[Stored items]
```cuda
int launch_dist(elfi_b200_ctx* ctx, const double* S, int64_t ldS, int64_t B, int64_t D,
                const DistParams& p, cudaStream_t stream) {
    if (B == 0) return ELFI_B200_OK;
    const double* W = p.W;
    const int K = p.K;
    const size_t aux = size_t(rs_padded_cols(D)) * 8 * (W ? (1 + K) : 1);
    if (rs_streams(ctx, S, ldS, D, aux)) {
        if (W == nullptr) return rowstream_launch<EuclidConsumer>(ctx, S, ldS, B, D, aux, p, stream);
        if (K == 1) return rowstream_launch<WeightedConsumer>(ctx, S, ldS, B, D, aux, p, stream);
        if (K <= 2) return rowstream_launch<NestedConsumer<2>>(ctx, S, ldS, B, D, aux, p, stream);
        if (K <= 3) return rowstream_launch<NestedConsumer<3>>(ctx, S, ldS, B, D, aux, p, stream);
        if (K <= 4) return rowstream_launch<NestedConsumer<4>>(ctx, S, ldS, B, D, aux, p, stream);
        if (K <= 5) return rowstream_launch<NestedConsumer<5>>(ctx, S, ldS, B, D, aux, p, stream);
// ... 182 lines not shown
    ELFI_REQUIRE(B >= 0 && D >= 1, "dist: bad shape B=%lld D=%lld", (long long)B, (long long)D);
    ELFI_REQUIRE(B == 0 || S != nullptr, "dist: S is NULL");
    ELFI_REQUIRE(obs != nullptr, "dist: obs is NULL");
    ELFI_REQUIRE(ldS >= D, "dist: ldS (%lld) < D (%lld)", (long long)ldS, (long long)D);
    ELFI_REQUIRE(K >= 1 && K <= ELFI_B200_MAX_NESTED, "dist: K=%lld outside [1, %d]",
                 (long long)K, ELFI_B200_MAX_NESTED);
    ELFI_REQUIRE(W != nullptr || K == 1, "dist: K=%lld needs a weight matrix", (long long)K);
    ELFI_REQUIRE(acc_idx == nullptr || thr != nullptr, "dist: acc_idx requires thresholds");
    ELFI_REQUIRE(B < (int64_t(1) << 31), "dist: B must fit int32 row indices");
    return ELFI_B200_OK;
}

template <class Launch>
static int dist_call(const char* who, elfi_b200_ctx* ctx, const double* S, int64_t ldS, int64_t B,
                     int64_t D, const double* obs, const double* W, int64_t K,
                     const double* thr_host, const double* thr_dev, double* d_out,
                     int32_t* acc_idx, int64_t* n_acc, void* stream_, Launch launch) {
    const double* thr = thr_host ? thr_host : thr_dev;
    int rc = check_dist_args(S, ldS, B, D, obs, W, K, thr, acc_idx);
    if (rc) return rc;
    ELFI_REQUIRE(B == 0 || d_out != nullptr, "%s: d_out is NULL", who);
    cudaStream_t stream = static_cast<cudaStream_t>(stream_);
    ELFI_CUDA_OK(cudaSetDevice(ctx->device));
    uint32_t* mask = nullptr;
    if (thr != nullptr) {
        mask = static_cast<uint32_t*>(ctx_scratch(ctx, size_t((B + 31) / 32) * 4 + 256));
        if (!mask) return ELFI_B200_ERR_NOMEM;
    }
    rc = launch(dist_params(obs, W, K, thr_host, thr_dev, d_out, mask), stream);
    if (rc) return rc;
    if (thr != nullptr && (acc_idx != nullptr || n_acc != nullptr))
        return launch_compact_mask(mask, B, acc_idx, n_acc, stream);
    return ELFI_B200_OK;
}

}

extern "C" {

int elfi_b200_dist_euclid_thr_f64(elfi_b200_ctx* ctx, const double* S, int64_t ldS, int64_t B,
                                  int64_t D, const double* obs, const double* W, int64_t K,
                                  const double* thr_host, double* d_out, int32_t* acc_idx,
                                  int64_t* n_acc, void* stream_) {
    using namespace elfi;
    ELFI_REQUIRE(ctx != nullptr, "dist: ctx is NULL");
    return dist_call("dist", ctx, S, ldS, B, D, obs, W, K, thr_host, nullptr, d_out, acc_idx, n_acc,
                     stream_, [&](const DistParams& p, cudaStream_t stream) {
                         return launch_dist(ctx, S, ldS, B, D, p, stream);
                     });
}

int elfi_b200_dist_euclid_thr_dev_f64(elfi_b200_ctx* ctx, const double* S, int64_t ldS, int64_t B,
                                      int64_t D, const double* obs, const double* W, int64_t K,
                                      const double* thr_dev, double* d_out, int32_t* acc_idx,
                                      int64_t* n_acc, void* stream_) {
    using namespace elfi;
    ELFI_REQUIRE(ctx != nullptr && thr_dev != nullptr, "dist: ctx or thr_dev is NULL");
    return dist_call("dist", ctx, S, ldS, B, D, obs, W, K, nullptr, thr_dev, d_out, acc_idx, n_acc,
                     stream_, [&](const DistParams& p, cudaStream_t stream) {
                         return launch_dist(ctx, S, ldS, B, D, p, stream);
                     });
}

int elfi_b200_dist_euclid_mom_f64(elfi_b200_ctx* ctx, const double* S, int64_t ldS, int64_t B,
                                  int64_t D, const double* obs, const double* W, int64_t K,
                                  const double* thr_host, const double* thr_dev, double* d_out,
// ... 162 lines not shown
```

elfi_b200/csrc/select.cu:

```cuda
#include <cstdlib>

#include "bitonic.cuh"
#include "eqweight.h"
#include "pairwise.cuh"

namespace elfi {

constexpr int SORT_CHUNK = 1024;
constexpr int SORT_WARPS = 8;

__global__ void __launch_bounds__(256)
sort_prepare_kernel(const double* __restrict__ keys, int64_t n, uint64_t* __restrict__ ukeys,
                    int32_t* __restrict__ vals, uint32_t* __restrict__ ghist) {
    __shared__ uint32_t h[8 * 256];
    for (int i = threadIdx.x; i < 8 * 256; i += blockDim.x) h[i] = 0;
    __syncthreads();
    const int64_t stride = int64_t(gridDim.x) * blockDim.x;
    for (int64_t i = int64_t(blockIdx.x) * blockDim.x + threadIdx.x; i < n; i += stride) {
        const uint64_t u = key_to_u64(keys[i]);
        ukeys[i] = u;
        vals[i] = int32_t(i);
#pragma unroll
        for (int p = 0; p < 8; ++p) atomicAdd(&h[p * 256 + ((u >> (8 * p)) & 255)], 1u);
    }
    __syncthreads();
    for (int i = threadIdx.x; i < 8 * 256; i += blockDim.x)
        if (h[i]) atomicAdd(&ghist[i], h[i]);
}

__device__ __forceinline__ bool pass_trivial(const uint32_t* ghist, int pass, int64_t n,
                                             uint64_t first_key) {
    return ghist[pass * 256 + ((first_key >> (8 * pass)) & 255)] == uint32_t(n);
}

__global__ void __launch_bounds__(SORT_WARPS * 32)
// ... 142 lines not shown
    const unsigned wblocks = unsigned((s.nw + SORT_WARPS - 1) / SORT_WARPS);
    int cur = 0;
    for (int pass = 0; pass < 8; ++pass) {
        sort_upsweep_kernel<<<wblocks, SORT_WARPS * 32, 0, stream>>>(s.k[cur], n, pass, s.nw, s.ghist, s.whist);
        sort_scan_kernel<<<256, 1024, 0, stream>>>(s.k[cur], n, pass, s.nw, s.ghist, s.whist);
        sort_scatter_kernel<<<wblocks, SORT_WARPS * 32, 0, stream>>>(
            s.k[cur], s.v[cur], n, pass, s.nw, s.ghist, s.whist, s.k[cur ^ 1], s.v[cur ^ 1]);
        cur ^= 1;
    }
    ELFI_CUDA_OK(cudaGetLastError());
    return ELFI_B200_OK;
}

__global__ void __launch_bounds__(256)
gather_rows_kernel(const double* __restrict__ src, int64_t ld_src, const int32_t* __restrict__ idx,
                   int64_t n, int64_t width, double* __restrict__ dst, int64_t ld_dst) {
    const int64_t total = n * width;
    const int64_t stride = int64_t(gridDim.x) * blockDim.x;
    for (int64_t t = int64_t(blockIdx.x) * blockDim.x + threadIdx.x; t < total; t += stride) {
        const int64_t i = t / width, j = t - i * width;
        dst[i * ld_dst + j] = src[int64_t(idx[i]) * ld_src + j];
    }
}

constexpr int APPEND_MAX_SRC = 8;
struct AppendSources {
    const double* ptr[APPEND_MAX_SRC];
    int64_t ld[APPEND_MAX_SRC];
    int32_t width[APPEND_MAX_SRC];
    int32_t col0[APPEND_MAX_SRC];
    int32_t n_src, total_width;
};

__global__ void __launch_bounds__(256)
accept_append_kernel(const int32_t* __restrict__ acc_idx, const int64_t* __restrict__ n_acc,
                     AppendSources src, double* __restrict__ dst, int64_t ld_dst, int64_t capacity,
                     const int64_t* __restrict__ count) {
    const int64_t base = *count;
    int64_t room = capacity - base;
    if (room < 0) room = 0;
    const int64_t rows = *n_acc < room ? *n_acc : room;
    const int64_t total = rows * src.total_width;
    const int64_t stride = int64_t(gridDim.x) * blockDim.x;
    for (int64_t t = int64_t(blockIdx.x) * blockDim.x + threadIdx.x; t < total; t += stride) {
        const int64_t j = t / src.total_width;
        const int c = int(t - j * src.total_width);
        const int64_t row = acc_idx ? int64_t(acc_idx[j]) : j;
        int k = 0;
#pragma unroll
        for (int q = 1; q < APPEND_MAX_SRC; ++q)
            if (q < src.n_src && c >= src.col0[q]) k = q;
        dst[(base + j) * ld_dst + c] = src.ptr[k][row * src.ld[k] + (c - src.col0[k])];
    }
}

__global__ void accept_count_kernel(const int64_t* __restrict__ n_acc, int64_t capacity,
                                    int64_t* __restrict__ count, int64_t* __restrict__ dropped) {
    int64_t room = capacity - *count;
    if (room < 0) room = 0;
    const int64_t rows = *n_acc < room ? *n_acc : room;
    if (dropped) *dropped += *n_acc - rows;
    *count += rows;
}

__global__ void __launch_bounds__(256)
gather2_rows_kernel(const double* __restrict__ A, int64_t ldA, int64_t nA,
                    const double* __restrict__ Bm, int64_t ldB, const int32_t* __restrict__ mapB,
                    const int32_t* __restrict__ perm, int64_t n, int64_t width,
                    double* __restrict__ dst, int64_t ld_dst) {
    const int64_t total = n * width;
    const int64_t stride = int64_t(gridDim.x) * blockDim.x;
    for (int64_t t = int64_t(blockIdx.x) * blockDim.x + threadIdx.x; t < total; t += stride) {
        const int64_t i = t / width, j = t - i * width;
        const int64_t r = perm ? perm[i] : i;
        double v;
        if (r < nA) {
            v = A[r * ldA + j];
        } else {
            const int64_t rb = mapB ? int64_t(mapB[r - nA]) : (r - nA);
            v = Bm[rb * ldB + j];
        }
        dst[i * ld_dst + j] = v;
    }
}
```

_What the exercise asks_.
Each line in the records that carries "vals" must be copied out.

_Exercise output_.
                    int32_t* __restrict__ vals, uint32_t* __restrict__ ghist) {
        vals[i] = int32_t(i);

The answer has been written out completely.